If you skim read the article it says: "There is some quite large hardware issues that you will notice quite fast."
If you read the article properly you notice it never says when it will hit you, or how relevant it is. It does not mention if the performance degrading could mean that it gets slower than a normal spinning magnet disk, or if its just a 15% slowdown.
So basically the problem with the article can be simpliefied down to the fact that it lacks a conclusion.

3Miro
October 30th, 2011, 02:42 AM
What the OP calls "Internal Fragmentation" becomes a problem only if the file system is close to full, in which case any file system will suffer. Ext4 comes with 5% reserved space that guards against that. I doubt this is a real problem.

Assuming there really is a problem: The file allocation algorithm is part of the file system, but it can easily be replaced. If this becomes a problem, it will be fixed with a kernel patch, it doesn't require reinvention of Linux.

Nixarter
October 30th, 2011, 07:31 AM
The life of a ssd exceeds that of normal hard drives so I don't see the issue.

They have limits to cycles, but not moving parts. They are more durable in some ways, and not so much in others. Some log files get written to very often, so these regularly go over the few-hundred-thousand-write- life expectancy. It just depends on how you use them. Software manages this as well to help.

In general I agree, but it depends on a lot of things.

3rdalbum
October 30th, 2011, 08:32 AM
also about the limited life cycle, i read in another thread that you could write continuously to a SSD for 40 years before exhausting this, and this as a practical issue is essentially mythological.

Recent technology in SSDs hasn't been around for 40 years, so I don't know how they can actually measure this for the real-world. Maybe they should be able to do it in theory, but who actually knows what the SSD will do in the real world?

I remember how the data on CD-Rs was meant to last for 20 years or more. I also remember backing up my hard disk onto CD-Rs that became totally unreadable within five years, even with careful storage and rarely being read.

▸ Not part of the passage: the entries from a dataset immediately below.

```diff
diff --git a/slam-localization_amd/csrc/slk_step_fast.hpp b/slam-localization_amd/csrc/slk_step_fast.hpp
--- a/slam-localization_amd/csrc/slk_step_fast.hpp
+++ b/slam-localization_amd/csrc/slk_step_fast.hpp
@@ -226,20 +226,23 @@
                                                  double *Wb, double *mdiag)
 {
     const bool live = lane < N;
-#pragma unroll
-    for (int r = 0; r < 8; ++r) {
-        const bool kr = (kept >> r) & 1u;
-#pragma unroll
-        for (int c = 0; c <= r; ++c) {
-            const bool in = kr && ((kept >> c) & 1u);
-            const double sv = Sm[in ? r + 8 * c : 0];
-            SLK_G(r, c) = in ? sv - SLK_G(r, c) : ((r == c) ? 1.0 : 0.0);
-        }
-    }
+    const bool full = kept == 0xffu;
     double y[8];
     bool ok = true;
 #pragma unroll
     for (int j = 0; j < 8; ++j) {
+        if (full) {
+#pragma unroll
+            for (int r = j; r < 8; ++r) SLK_G(r, j) = Sm[r + 8 * j] - SLK_G(r, j);
+        } else {
+            const bool kj = (kept >> j) & 1u;
+#pragma unroll
+            for (int r = j; r < 8; ++r) {
+                const bool in = kj && ((kept >> r) & 1u);
+                const double sv = Sm[in ? r + 8 * j : 0];
+                SLK_G(r, j) = in ? sv - SLK_G(r, j) : ((r == j) ? 1.0 : 0.0);
+            }
+        }
         double d = SLK_G(j, j);
 #pragma unroll
         for (int p = 0; p < j; ++p) d = fma(-SLK_G(j, p), SLK_G(j, p), d);
@@ -462,6 +465,7 @@
     using F = FastShape<K>;
     constexpr int N = F::N, Nq = F::Nq, S = F::S, NSO3 = F::NSO3, NT = F::NT, NKS = F::NKS, NROT = F::NROT;
     constexpr int NP = F::NP;
+    constexpr int NTHREADS = 256;
     if (a.mm != SLK_MM_FEATURE_PROJ || a.gate == 2 || a.emit != 0 || a.rebuild_prec != 0 || !a.mp || a.m != 8) return false;
     const int bidx = blockIdx.x, tid = threadIdx.x, lane = tid & 63;
     const int wave = __builtin_amdgcn_readfirstlane(tid >> 6);
@@ -519,10 +523,15 @@
                 if ((u >> 2) < NT && It >= (u >> 2) && It < NT) Lt[lbase + (u >> 2) * 256 + (u & 3) * 64] = in ? v[u] : 0.0;
             }
         }
-        if (here && wave == 0) {
+        if (here) {
             d4 fa[CholM<NT>::NTL];
-            cholm_load_t<NT>(fa, N, lane, [&](int i, int j) { return gP[i + (size_t)j * N]; });
-            bad |= cholp_factor<NT, 2>(fa, Lt, N, U, lane) >= 0;
+            if (wave == 0) cholm_load_t_exact<NT, N>(fa, gP, lane);
+            else {
+                double2 *Lt2 = reinterpret_cast<double2 *>(Lt);
+                for (int e = tid - 64; e < CholM<NT>::NTL * 128; e += NTHREADS - 64) Lt2[e] = double2{0.0, 0.0};
+            }
+            __syncthreads();
+            if (wave == 0) bad |= cholp_factor<NT, 2, N>(fa, Lt, N, U, lane) >= 0;
         }
     }
     if (__syncthreads_or(bad)) SLK_FBAIL(2);
@@ -649,14 +658,23 @@
     __syncthreads();
     if (wave == 0) {
         double gg[8][8], gi[8], y[8];
-#pragma unroll
-        for (int i = 0; i < 8; ++i)
-#pragma unroll
-            for (int j = 0; j <= i; ++j) {
-                const bool in = ((kept >> i) & 1u) && ((kept >> j) & 1u);
-                const double v = Sm[in ? i + 8 * j : 0];
-                gg[i][j] = in ? v : (i == j ? 1.0 : 0.0);
-            }
+        if (kept == 0xffu) {
+#pragma unroll
+            for (int i = 0; i < 8; ++i) {
+#pragma unroll
+                for (int j = 0; j <= i; ++j) gg[i][j] = Sm[i + 8 * j];
+            }
+        } else {
+#pragma unroll
+            for (int i = 0; i < 8; ++i) {
+#pragma unroll
+                for (int j = 0; j <= i; ++j) {
+                    const bool in = ((kept >> i) & 1u) && ((kept >> j) & 1u);
+                    const double v = Sm[in ? i + 8 * j : 0];
+                    gg[i][j] = in ? v : (i == j ? 1.0 : 0.0);
+                }
+            }
+        }
         bool spd = true;
 #pragma unroll
         for (int j = 0; j < 8; ++j) {
```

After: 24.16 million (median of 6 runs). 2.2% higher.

An "in theory" figure is not good enough, and I'd be willing to bet that your "it'll last 40 years" SSD will be total junk in under 10 years of normal use.

Nixarter
October 30th, 2011, 09:20 AM
I've noticed that some hard drive manufacturers claim to have mean time between failure rates estimated to within a single hour... and it just so happens to be EXACTLY the same hour as, for instance, completely different models, and completely different manufacturers.

It's all complete and utter BS. They just assume people have never taken a basic statistics course. The sad thing is that many people haven't, so they "believe" in those numbers. And I say believe because that is what it is, as there is no evidence, it is simply on faith.

Paqman
October 30th, 2011, 07:21 PM
I've noticed that some hard drive manufacturers claim to have mean time between failure rates estimated to within a single hour... and it just so happens to be EXACTLY the same hour as, for instance, completely different models, and completely different manufacturers.


MTBF is a pretty rough measure of reliability. Used on its own it's almost a useless metric for comparing between different systems. For a start it's only a mean value, it doesn't tell you what the actual rates of failure are at any particular time. Generally speaking failure rates are high at the start of life, then drop off sharply. They then climb towards the end of life, but the actual shape of the curve varies greatly, so taking the whole thing and averaging it doesn't really tell you a whole lot.